Porto (2007) reconhece que essa situação pode levá-los a uma aprendizagem integradora, diretamente relacionada ao desenvolvimento psicológico, denotando mais possibilidades de interação e adaptação desse aluno à realidade ao longo de toda a sua vida, contando com múltiplas influências de fatores ambientais e individuais. Nessa trajetória, muitas vezes, os alunos não são capazes de expressar, nem de reproduzir o que os faz temer, desenvolvendo angústias, fazendo surgir depressão, revolta ou desespero, ou ainda, a possibilidade de regressão no nível de desenvolvimento. Mais uma vez, o professor fará a diferença, observando, avaliando, incentivando o sentimento de valorização da vida, amor próprio, autoestima, aceitação e segurança; recuperando esses prazeres e garantindo a construção dos conhecimentos que estariam acontecendo no ambiente escolar.
Dessa forma, é de inteira responsabilidade do professor, inventar e reinventar formas estratégicas para desafiar esse alunado no que se refere à continuidade de seus trabalhos escolares, já que, muitas vezes, se depara com tais barreiras, sendo elas ocasionadas pelo conflito de imagem construída pelo próprio aluno
Appel (2000) compreende também que, dependendo do estágio da doença do aluno, são inúmeros os medicamentos utilizados e que podem ocasionar sérios problemas de regressão no sistema nervoso central, atingindo a memória, concentração, atenção, coordenação motora fina, linguagem, inteligência, bem como sua aprendizagem. Descreve, paralelamente, outras situações, nas quais os tratamentos causam efeitos colaterais distintos, afetando sua autoimagem, além de limitar movimentos motores , fazendo com que não se sintam aptos a enfrentar a vida em sociedade. Nessa condição, mesmo que o atendimento pedagógico-educacional em hospitais não requeira uma formação específica, esse momento requer profissionais com destreza e discernimento para atuar com planos e programas abertos, móveis, mutantes, constantemente avaliados, reorientados pela situação especial e individual.

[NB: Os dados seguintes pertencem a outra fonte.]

template <bool GBF, bool DBF>
__global__ __launch_bounds__(256, 2) void wgrad_tr1_kernel(WArgs a) {
  constexpr int TZ = 4, TY = 8, NV = TZ * TY * 8, NP = NV * 4 / 256;
  extern __shared__ float lds[];
  unsigned char* gl = reinterpret_cast<unsigned char*>(lds);
  unsigned char* dl = gl + NV * 64;
  float* coefl = reinterpret_cast<float*>(dl + NV * 64);
  const int tid = threadIdx.x, lane = tid & 63;
  const int wave = __builtin_amdgcn_readfirstlane(tid >> 6);
  const int h = lane >> 5, r = lane & 31;
  const int cg0 = blockIdx.y * 32, cd0 = blockIdx.z * 32;
  const int lq = (lane & 15) >> 2, lp = lane & 3, lc = (lane >> 4) & 1;
  const unsigned char* gread = gl + (h * 8 + lq) * 64 + lc * 32 + lp * 8;
  const unsigned char* dread = dl + (h * 8 + lq) * 64 + lc * 32 + lp * 8;
  f32x16 acc;
#pragma unroll
  for (int i = 0; i < 16; ++i) acc[i] = 0.f;
  float dbs[8];
#pragma unroll
  for (int c = 0; c < 8; ++c) dbs[c] = 0.f;
  const bool want_db = a.dbpart != nullptr && blockIdx.y == 0;
  const bool td = a.convt != 0;

  const int vox0 = tid >> 2, c8 = tid & 3;
  unsigned char* gst = gl + vox0 * 64 + c8 * 16;
  unsigned char* dst = dl + vox0 * 64 + c8 * 16;
  const int yl = vox0 >> 3, xl = vox0 & 7;
  const int gcb = cg0 + 8 * c8, dcb = cd0 + 8 * c8;
  const unsigned gc_lo = GBF ? min(gcb, (a.Cg - 1) & ~7) : min(gcb, (a.Cg - 1) & ~3), gc_hi = min(gcb + 4, (a.Cg - 1) & ~3);
  const unsigned dc_lo = DBF ? min(dcb, (a.Cd - 1) & ~7) : min(dcb, (a.Cd - 1) & ~3), dc_hi = min(dcb + 4, (a.Cd - 1) & ~3);
  const bool gtail = (a.Cg & 7) != 0, dtail = (a.Cd & 7) != 0;
  auto pair_mask = [](int c, int C) { return (c < C ? 0xffffu : 0u) | (c + 1 < C ? 0xffff0000u : 0u); };
  const unsigned gsd = (unsigned)a.gsd, gsh = (unsigned)a.gsh, gsw = (unsigned)a.gsw;
  const unsigned dsd = (unsigned)a.dsd, dsh = (unsigned)a.dsh, dsw = (unsigned)a.dsw;

  const int sx = (int)xcd_contiguous_id(blockIdx.x, gridDim.x);
  const int qset = sx / a.S, sls = sx - qset * a.S;
  const int t0 = qset * a.tiles_set + sls * a.tiles_per_split;
  const int t1 = min((qset + 1) * a.tiles_set, t0 + a.tiles_per_split);
  const int tpn = a.tz * a.ty * a.tx;
  Oct8<GBF> gv[NP];
  Oct8<DBF> dq[NP];
  unsigned okbits = 0u;
  int pn = -1, cn = -1;
  auto issue = [&](int tile) {
    pn = tile / tpn;
    int t = tile % tpn;
    const int txi = t % a.tx; t /= a.tx;
    const int tyi = t % a.ty;
    const int tzi = t / a.ty;
    const int oz0 = tzi * TZ, oy = tyi * TY + yl, ox = txi * 8 + xl;
    const float* gbase = reinterpret_cast<const float*>(reinterpret_cast<const char*>(a.g) + (long long)pn * a.gsn * (GBF ? 2 : 4));
    const float* dbase = reinterpret_cast<const float*>(reinterpret_cast<const char*>(a.dn) + (long long)pn * a.dsn * (DBF ? 2 : 4));
    const bool yxok = oy < a.Hd && ox < a.Wd;
    const unsigned gyx = __umul24((unsigned)min(oy, a.Hd - 1), gsh) + __umul24((unsigned)min(ox, a.Wd - 1), gsw);
    const unsigned dyx = __umul24((unsigned)min(oy, a.Hd - 1), dsh) + __umul24((unsigned)min(ox, a.Wd - 1), dsw);
    okbits = 0u;
#pragma unroll
    for (int p = 0; p < NP; ++p) {
      const int oz = oz0 + p;
      okbits |= ((yxok && oz < a.Dd) ? 1u : 0u) << p;
      const unsigned go = __umul24((unsigned)min(oz, a.Dd - 1), gsd) + gyx, dof = __umul24((unsigned)min(oz, a.Dd - 1), dsd) + dyx;
      gv[p] = oct8_ld<GBF>(gbase, go + gc_lo, go + gc_hi);
      dq[p] = oct8_ld<DBF>(dbase, dof + dc_lo, dof + dc_hi);
    }
  };
  if (t0 < t1) issue(t0);
  for (int tile = t0; tile < t1; ++tile) {
    const int n = pn;
    if (n != cn) {
      float s8[8], h8[8];
      if (td) nl_coeff_vec<8>(a.td, n, a.Cd, dcb, s8, h8);
      else nl_coeff_vec<8>(a.tg, n, a.Cg, gcb, s8, h8);
#pragma unroll
      for (int j = 0; j < 8; ++j) { coefl[8 * c8 + j] = s8[j]; coefl[32 + 8 * c8 + j] = h8[j]; }
      cn = n;
      __syncthreads();
    }
    float sc[8], sh[8];
    {
      const float4* cq = reinterpret_cast<const float4*>(coefl + 8 * c8);
      const float4 s0 = cq[0], s1 = cq[1], h0 = cq[8], h1 = cq[9];
      sc[0] = s0.x; sc[1] = s0.y; sc[2] = s0.z; sc[3] = s0.w; sc[4] = s1.x; sc[5] = s1.y; sc[6] = s1.z; sc[7] = s1.w;
      sh[0] = h0.x; sh[1] = h0.y; sh[2] = h0.z; sh[3] = h0.w; sh[4] = h1.x; sh[5] = h1.y; sh[6] = h1.z; sh[7] = h1.w;
    }
    const float relu_lo = act_lo(td ? a.td.relu : a.tg.relu);
#pragma unroll
    for (int p = 0; p < NP; ++p) {
      const unsigned okm = ((okbits >> p) & 1u) ? 0xffffffffu : 0u;
      float v[8], u[8];
      oct8_f8(gv[p], v);
      oct8_f8(dq[p], u);
      if (td) {
#pragma unroll
        for (int j = 0; j < 8; ++j) u[j] = act_max(fmaf(u[j], sc[j], sh[j]), relu_lo);
      } else {
#pragma unroll
        for (int j = 0; j < 8; ++j) v[j] = act_max(fmaf(v[j], sc[j], sh[j]), relu_lo);
      }
      if (want_db) {
#pragma unroll
        for (int j = 0; j < 8; ++j) dbs[j] += __uint_as_float(__float_as_uint(u[j]) & ((dcb + j < a.Cd) ? okm : 0u));
      }
      uint4 pk, pd;
      pk.x = wpack2(v[0], v[1]) & okm; pk.y = wpack2(v[2], v[3]) & okm; pk.z = wpack2(v[4], v[5]) & okm; pk.w = wpack2(v[6], v[7]) & okm;
      pd.x = wpack2(u[0], u[1]) & okm; pd.y = wpack2(u[2], u[3]) & okm; pd.z = wpack2(u[4], u[5]) & okm; pd.w = wpack2(u[6], u[7]) & okm;
      if (gtail) { pk.x &= pair_mask(gcb, a.Cg); pk.y &= pair_mask(gcb + 2, a.Cg); pk.z &= pair_mask(gcb + 4, a.Cg); pk.w &= pair_mask(gcb + 6, a.Cg); }
      if (dtail) { pd.x &= pair_mask(dcb, a.Cd); pd.y &= pair_mask(dcb + 2, a.Cd); pd.z &= pair_mask(dcb + 4, a.Cd); pd.w &= pair_mask(dcb + 6, a.Cd); }
      *reinterpret_cast<uint4*>(gst + p * 4096) = pk;
      *reinterpret_cast<uint4*>(dst + p * 4096) = pd;
    }
    __syncthreads();
    if (tile + 1 < t1) issue(tile + 1);
    wbf16x8 fa[4], fb[4];
#pragma unroll
    for (int i = 0; i < 4; ++i) {
      fa[i] = MMTTA_TR_FRAG(gread, (wave + 4 * i) * 1024);
      fb[i] = MMTTA_TR_FRAG(dread, (wave + 4 * i) * 1024);
    }
#pragma unroll
    for (int i = 0; i < 4; ++i) acc = __builtin_amdgcn_mfma_f32_32x32x16_bf16(fa[i], fb[i], acc, 0, 0, 0);
    __syncthreads();
  }
  const int sl = sx * 4 + wave;
  {
    float* sb = a.slab + ((long long)sl * a.CGp + cg0) * a.CDp + cd0 + r;
#pragma unroll
    for (int i = 0; i < 16; ++i) {
      const int row = (i & 3) + 8 * (i >> 2) + 4 * h;
      sb[(long long)row * a.CDp] = acc[i];
    }
  }
  if (want_db) {
    float* red8 = lds;
#pragma unroll
    for (int c = 0; c < 8; ++c) red8[tid * 8 + c] = dbs[c];
    __syncthreads();
    if (tid < 32) {
      float sacc = 0.f;
#pragma unroll 8
      for (int q = 0; q < 64; ++q) sacc += red8[((q << 2) | (tid >> 3)) * 8 + (tid & 7)];
      a.dbpart[(long long)(sx * 4) * a.CDp + cd0 + tid] = sacc;
#pragma unroll
      for (int w2 = 1; w2 < 4; ++w2) a.dbpart[(long long)(sx * 4 + w2) * a.CDp + cd0 + tid] = 0.f;
    }
  }
}
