diff --git a/sage_amd/csrc/device_types.h b/sage_amd/csrc/device_types.h
--- a/sage_amd/csrc/device_types.h
+++ b/sage_amd/csrc/device_types.h
@@ -41,7 +41,7 @@
 constexpr uint32_t TILE_SHIFT_MAX = 15;
 __host__ __device__ inline size_t tm_lut_index(uint32_t t, uint32_t c, uint32_t lut_stride) { return (size_t)t * lut_stride + c; }
 
-constexpr uint32_t DBG_BLOCKS = 4096, DBG_PRUNE_WORDS = 12;
+constexpr uint32_t DBG_BLOCKS = 4096, DBG_PRUNE_WORDS = 16;
 constexpr size_t DBG_TOTAL_WORDS = (size_t)DBG_BLOCKS * (32 + DBG_PRUNE_WORDS);
 
 struct DevScorer {
diff --git a/sage_amd/csrc/kernels.hip b/sage_amd/csrc/kernels.hip
--- a/sage_amd/csrc/kernels.hip
+++ b/sage_amd/csrc/kernels.hip
@@ -75,6 +75,7 @@
 enum { DBG_FILTER_FLAT_CHUNKS = 4, DBG_FILTER_FLAT_TRIPS = 5, DBG_FILTER_FLAT_WOULD = 6, DBG_FILTER_LANE_TRIPS = 7 };
 enum { DBG_HEAVY_CHUNKS = 8, DBG_HEAVY_ITEMS = 9 };
 enum { DBG_HEAVY_ONE_TRIP = 10, DBG_HEAVY_PER_CHARGE = 11 };
+enum { DBG_LONG_ROUNDS = 12, DBG_LONG_PRUNED = 13, DBG_LONG_DENSE = 14, DBG_LONG_WALK = 15 };
 enum { DBG_NARROW_LUT = 26, DBG_NARROW_CELLS = 27, DBG_RESCORE = 28, DBG_TILE_LUT = 29, DBG_TILE_CELLS = 30, DBG_TILE_CAND = 31 };
 struct PhaseClock {
     unsigned long long* slot;
@@ -114,6 +115,9 @@
     __device__ __forceinline__ void heavy_route(bool one_trip) {
         if (slot && (threadIdx.x & 63u) == 0) atomicAdd(&prune[one_trip ? DBG_HEAVY_ONE_TRIP : DBG_HEAVY_PER_CHARGE], 1ull);
     }
+    __device__ __forceinline__ void long_round(int which, uint32_t n) {
+        if (slot && n && (threadIdx.x & 63u) == 0) atomicAdd(&prune[which], (unsigned long long)n);
+    }
     __device__ __forceinline__ void prune_outcome(bool left_early, bool any_pass) {
         if (slot && (threadIdx.x & 63u) == 0) {
             if (left_early) atomicAdd(&prune[DBG_PRUNE_EARLY], 1ull);
@@ -149,6 +153,7 @@
     __device__ __forceinline__ void filter_trips(bool, uint32_t, uint32_t) {}
     __device__ __forceinline__ void heavy(uint32_t) {}
     __device__ __forceinline__ void heavy_route(bool) {}
+    __device__ __forceinline__ void long_round(int, uint32_t) {}
     __device__ __forceinline__ void start(unsigned long long*, uint32_t, uint32_t) {}
     __device__ __forceinline__ void mark(int) {}
     __device__ __forceinline__ void rebase(uint32_t) {}
@@ -2569,6 +2574,8 @@
 __device__ __forceinline__ uint64_t lane_run(uint64_t v, uint32_t src_lane) { return lane_value(v, src_lane); }
 constexpr uint32_t DENSE_CAP = 384;
 static_assert(DENSE_CAP % 64 == 0 && DENSE_CAP * 10 + DENSE_CAP / 8 <= PBM_WORDS * 4, "the dense work list fits the bitmap");
+static_assert(DENSE_CAP == PARK_DENSE_STRIDE && PBM_WORDS * 4 == PARK_LDS_BYTES && COOP_ITEMS_CAP * 16 == PARK_COOP_BYTES,
+              "core.h: park_offset assumes the dense list's strides, the bitmap's bytes and the one-trip route's 64 words + 3 x 64 floats");
 template <class PC, bool LONG = false, bool FAST = false, bool FLAT = !LONG, bool KINDS2 = false>
 __device__ __forceinline__ void score_candidates(const DevDbView& db, const DevScorer& sc, const uint32_t* pbm, const uint32_t* plut,
                                                  const float* pm, const float* pi, const uint32_t P, const float inv_w,
@@ -2585,10 +2592,24 @@
     const bool scored = valid && lm1 && nfz;
     const float* __restrict__ my = db.ions + ion_base;
     const uint32_t nions = scored ? (KINDS2 ? 2u : db.n_kinds) * lm1 : 0u;
+    const bool two = FLAT && DENSE && dense_ok && !(sc.dbg_flags & 524288u) && __ballot(nions > 64u) != 0ull && __ballot(nions > 128u) == 0ull &&
+                     __ballot(scored && nfz > 3u) == 0ull;
+    if (pc.slot && two) pc.long_round(DBG_LONG_ROUNDS, 1u);
     for (uint32_t j0 = 0; __ballot(j0 < nions) != 0ull; j0 += 64u) {
-        const bool act = j0 < nions;
-        const uint32_t n_here = !act ? 0u : nions - j0 < 64u ? nions - j0 : 64u;
+        const bool first_of_two = two && j0 == 0u, second_of_two = two && j0 != 0u;
         uint64_t m1 = 0, m2 = 0, m3 = 0;
+        uint64_t n1 = 0, n2 = 0, n3 = 0;
+        if (second_of_two) {
+            const uint8_t* const pk = (const uint8_t*)pbm;
+            m1 = (uint64_t)*(const uint32_t*)(pk + park_offset(0u, lane)) | ((uint64_t)*(const uint32_t*)(pk + park_offset(1u, lane)) << 32);
+            if (any_fz2) m2 = (uint64_t)*(const uint32_t*)(pk + park_offset(2u, lane)) | ((uint64_t)*(const uint32_t*)(pk + park_offset(3u, lane)) << 32);
+            if (any_fz3) m3 = (uint64_t)*(const uint32_t*)(pk + park_offset(4u, lane)) | ((uint64_t)*(const uint32_t*)(pk + park_offset(5u, lane)) << 32);
+            lds_sync();
+        } else
+        for (uint32_t jf = first_of_two ? 64u : j0;;) {
+        const bool act = jf < nions;
+        const uint32_t n_here = !act ? 0u : nions - jf < 64u ? nions - jf : 64u;
+        m1 = m2 = m3 = 0ull;
         bool flat = false;
         uint32_t flat_trips = 0;
         if (flat_ok) {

Conforme Wallon (2007), tais processos, em geral, não significam a lei única do seu futuro destino, seja em uma constituição biológica saudável ou doente, pois, no decorrer de toda a sua evolução, as demandas sociais, culturais entrarão nesse jogo, influenciando e alterando toda essa dinâmica de desenvolvimento, que, segundo o autor, é dependente das experiências oferecidas pelo meio e do grau de apropriação que o sujeito faz delas.
Nesse processo, para ainda se evitarem mais intercorrências, recomenda-se a utilização de métodos de prevenção. “Uma de tais medidas preventivas é se estabelecer um currículo ou programa mediador de estimulação, exercitando aspectos mais comprometidos da inteligência e de todo o desenvolvimento do aluno” (FREITAS; ORTIZ, 2005, p. 43), lembrando de que todos nessa sucessão de suas idades e/ou fases são um ser em curso de metamorfoses, cada um é único, com seu próprio ritmo e estilo de resposta (WALLON, 2008).
Sob esse ótica, tais profissionais devem transcender os aspectos médicos, pois, sem uma visão abrangente das relações dos indivíduos com as figuras significativas (família, escola, hospital), o êxito do tratamento pode ficar comprometido, e que, quando não corretamente identificadas, podem acarretar imediatos e futuros prejuízos escolar até mesmo àqueles que possuem bom desempenho intelectual (VYGOSTKY, 1997). Dessa maneira, o autor aposta no abandono de uma pedagogia hospitalar-medicamentosa que vê a aprendizagem e o desenvolvimento sob uma perspectiva puramente biológica na busca de uma pedagogia criativamente positiva, por meio de uma educação social.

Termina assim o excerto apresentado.